Problem requirements:
Copy the data. Keep every character as given.

Input:
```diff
@@ -915,12 +936,37 @@
 constexpr int kMaxConvJobs = 4;
 struct ConvBatch {
   ConvArgs job[kMaxConvJobs];
+  int njobs;
 };
 
 template <int COUT, int EPI>
 __global__ __launch_bounds__(ConvCfg<COUT>::THREADS_DMA, kWgPerCu) void conv3x3_mfma_batch_kernel(ConvBatch b) {
   extern __shared__ __attribute__((aligned(16))) float smem[];
   conv_tile<COUT, true, EPI>(b.job[blockIdx.y], smem);
+}
+
+template <int COUT, int EPI>
+__global__ __launch_bounds__(ConvCfg<COUT>::THREADS_DMA, kWgPerCu) void conv3x3_mfma_batch_persist_kernel(ConvBatch b) {
+  extern __shared__ __attribute__((aligned(16))) float smem[];
+  static_assert(COUT == 48, "built for the 48-channel exits (27 units -> 7,7,7,6, conv_tile's 3 x 48 row)");
+  using G = GeoWide;
+  fetch_args(b.job[0]);
+  const int njobs = b.njobs;
+  const int tid = threadIdx.x;
+  const int wave = __builtin_amdgcn_readfirstlane(tid >> 6);
+  __builtin_amdgcn_s_setprio(1);
+  if (wave == 4) {
+    run_loader_persist<COUT, G, kMaxConvJobs>(b.job[0], smem, tid & 63, njobs);
+    return;
+  }
+  TileWalk walk{(int)blockIdx.x, 0};
+#pragma unroll 1
+  for (int j = 0; j < njobs; ++j) {
+    const ConvArgs& a = b.job[j];
+    if (wave < 3) run_role<COUT, G, true, EPI, 1, 0, 7, true, true>(a, smem, wave, wave, 0, 0, 0, tid, &walk);
+    else run_role<COUT, G, true, EPI, 3, 7, 2, true, true>(a, smem, 0, wave, 0, 0, 0, tid, &walk);
+    walk.vb -= a.nwg;
+  }
 }
 
 constexpr int kMaxPackJobs = 64;
@@ -1049,6 +1095,7 @@
 using EpiInference = EpiSet<kEpiPlain, kEpiRelu, kEpiRes1, kEpiRes2, kEpiShuffle, kEpiShuffleBase>;
 using EpiRows4 = EpiInference;
 using EpiPersist = EpiInference;
+using EpiBatchPersist = EpiSet<kEpiRelu, kEpiMask, kEpiShuffleL1>;
 
 template <int... E, typename F>
 static hipError_t with_epi(EpiSet<E...>, int epi, hipError_t absent, F&& f) {
@@ -1104,10 +1151,20 @@
 }
 
 template <int COUT>
-static hipError_t launch_batch(const ConvBatch& b, int njobs, int epi, hipStream_t stream) {
+static hipError_t launch_batch(ConvBatch& b, int njobs, int epi, hipStream_t stream) {
   using C = ConvCfg<COUT>;
   using Set = std::conditional_t<COUT == 48, EpiBatch48, EpiAll>;
   const ConvArgs& a = b.job[0];
+  b.njobs = njobs;
+  if constexpr (COUT == 48) {
+    const char* pe = getenv("LARVA_PERSIST");
+    if (!(pe && pe[0] == '0') && (long long)njobs * a.nwg > conv_slots() && EpiBatchPersist::has(epi) &&
+        (long long)COUT * a.H * a.pitch * 4 < (1ll << 31))
+      return with_epi(EpiBatchPersist{}, epi, hipErrorInvalidValue, [&](auto e) {
+        return launch<conv3x3_mfma_batch_persist_kernel<COUT, decltype(e)::value>>(dim3(conv_slots()), dim3(C::THREADS_DMA),
+                                                                                  C::LDS_BYTES_DMA, stream, nullptr, b);
+      });
+  }
   return with_epi(Set{}, epi, epi == kEpiShuffleL1 ? hipErrorNotSupported : hipErrorInvalidValue, [&](auto e) {
     return launch<conv3x3_mfma_batch_kernel<COUT, decltype(e)::value>>(dim3(a.N * a.tiles_x * a.tiles_y, njobs),
                                                                       dim3(C::THREADS_DMA), C::LDS_BYTES_DMA, stream,
```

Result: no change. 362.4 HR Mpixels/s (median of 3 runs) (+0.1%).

Reply to the task:
```diff
@@ -915,12 +936,37 @@
 constexpr int kMaxConvJobs = 4;
 struct ConvBatch {
   ConvArgs job[kMaxConvJobs];
+  int njobs;
 };
 
 template <int COUT, int EPI>
 __global__ __launch_bounds__(ConvCfg<COUT>::THREADS_DMA, kWgPerCu) void conv3x3_mfma_batch_kernel(ConvBatch b) {
   extern __shared__ __attribute__((aligned(16))) float smem[];
   conv_tile<COUT, true, EPI>(b.job[blockIdx.y], smem);
+}
+
+template <int COUT, int EPI>
+__global__ __launch_bounds__(ConvCfg<COUT>::THREADS_DMA, kWgPerCu) void conv3x3_mfma_batch_persist_kernel(ConvBatch b) {
+  extern __shared__ __attribute__((aligned(16))) float smem[];
+  static_assert(COUT == 48, "built for the 48-channel exits (27 units -> 7,7,7,6, conv_tile's 3 x 48 row)");
+  using G = GeoWide;
+  fetch_args(b.job[0]);
+  const int njobs = b.njobs;
+  const int tid = threadIdx.x;
+  const int wave = __builtin_amdgcn_readfirstlane(tid >> 6);
+  __builtin_amdgcn_s_setprio(1);
+  if (wave == 4) {
+    run_loader_persist<COUT, G, kMaxConvJobs>(b.job[0], smem, tid & 63, njobs);
+    return;
+  }
+  TileWalk walk{(int)blockIdx.x, 0};
+#pragma unroll 1
+  for (int j = 0; j < njobs; ++j) {
+    const ConvArgs& a = b.job[j];
+    if (wave < 3) run_role<COUT, G, true, EPI, 1, 0, 7, true, true>(a, smem, wave, wave, 0, 0, 0, tid, &walk);
+    else run_role<COUT, G, true, EPI, 3, 7, 2, true, true>(a, smem, 0, wave, 0, 0, 0, tid, &walk);
+    walk.vb -= a.nwg;
+  }
 }
 
 constexpr int kMaxPackJobs = 64;
@@ -1049,6 +1095,7 @@
 using EpiInference = EpiSet<kEpiPlain, kEpiRelu, kEpiRes1, kEpiRes2, kEpiShuffle, kEpiShuffleBase>;
 using EpiRows4 = EpiInference;
 using EpiPersist = EpiInference;
+using EpiBatchPersist = EpiSet<kEpiRelu, kEpiMask, kEpiShuffleL1>;
 
 template <int... E, typename F>
 static hipError_t with_epi(EpiSet<E...>, int epi, hipError_t absent, F&& f) {
@@ -1104,10 +1151,20 @@
 }
 
 template <int COUT>
-static hipError_t launch_batch(const ConvBatch& b, int njobs, int epi, hipStream_t stream) {
+static hipError_t launch_batch(ConvBatch& b, int njobs, int epi, hipStream_t stream) {
   using C = ConvCfg<COUT>;
   using Set = std::conditional_t<COUT == 48, EpiBatch48, EpiAll>;
   const ConvArgs& a = b.job[0];
+  b.njobs = njobs;
+  if constexpr (COUT == 48) {
+    const char* pe = getenv("LARVA_PERSIST");
+    if (!(pe && pe[0] == '0') && (long long)njobs * a.nwg > conv_slots() && EpiBatchPersist::has(epi) &&
+        (long long)COUT * a.H * a.pitch * 4 < (1ll << 31))
+      return with_epi(EpiBatchPersist{}, epi, hipErrorInvalidValue, [&](auto e) {
+        return launch<conv3x3_mfma_batch_persist_kernel<COUT, decltype(e)::value>>(dim3(conv_slots()), dim3(C::THREADS_DMA),
+                                                                                  C::LDS_BYTES_DMA, stream, nullptr, b);
+      });
+  }
   return with_epi(Set{}, epi, epi == kEpiShuffleL1 ? hipErrorNotSupported : hipErrorInvalidValue, [&](auto e) {
     return launch<conv3x3_mfma_batch_kernel<COUT, decltype(e)::value>>(dim3(a.N * a.tiles_x * a.tiles_y, njobs),
                                                                       dim3(C::THREADS_DMA), C::LDS_BYTES_DMA, stream,
```

Result: no change. 362.4 HR Mpixels/s (median of 3 runs) (+0.1%).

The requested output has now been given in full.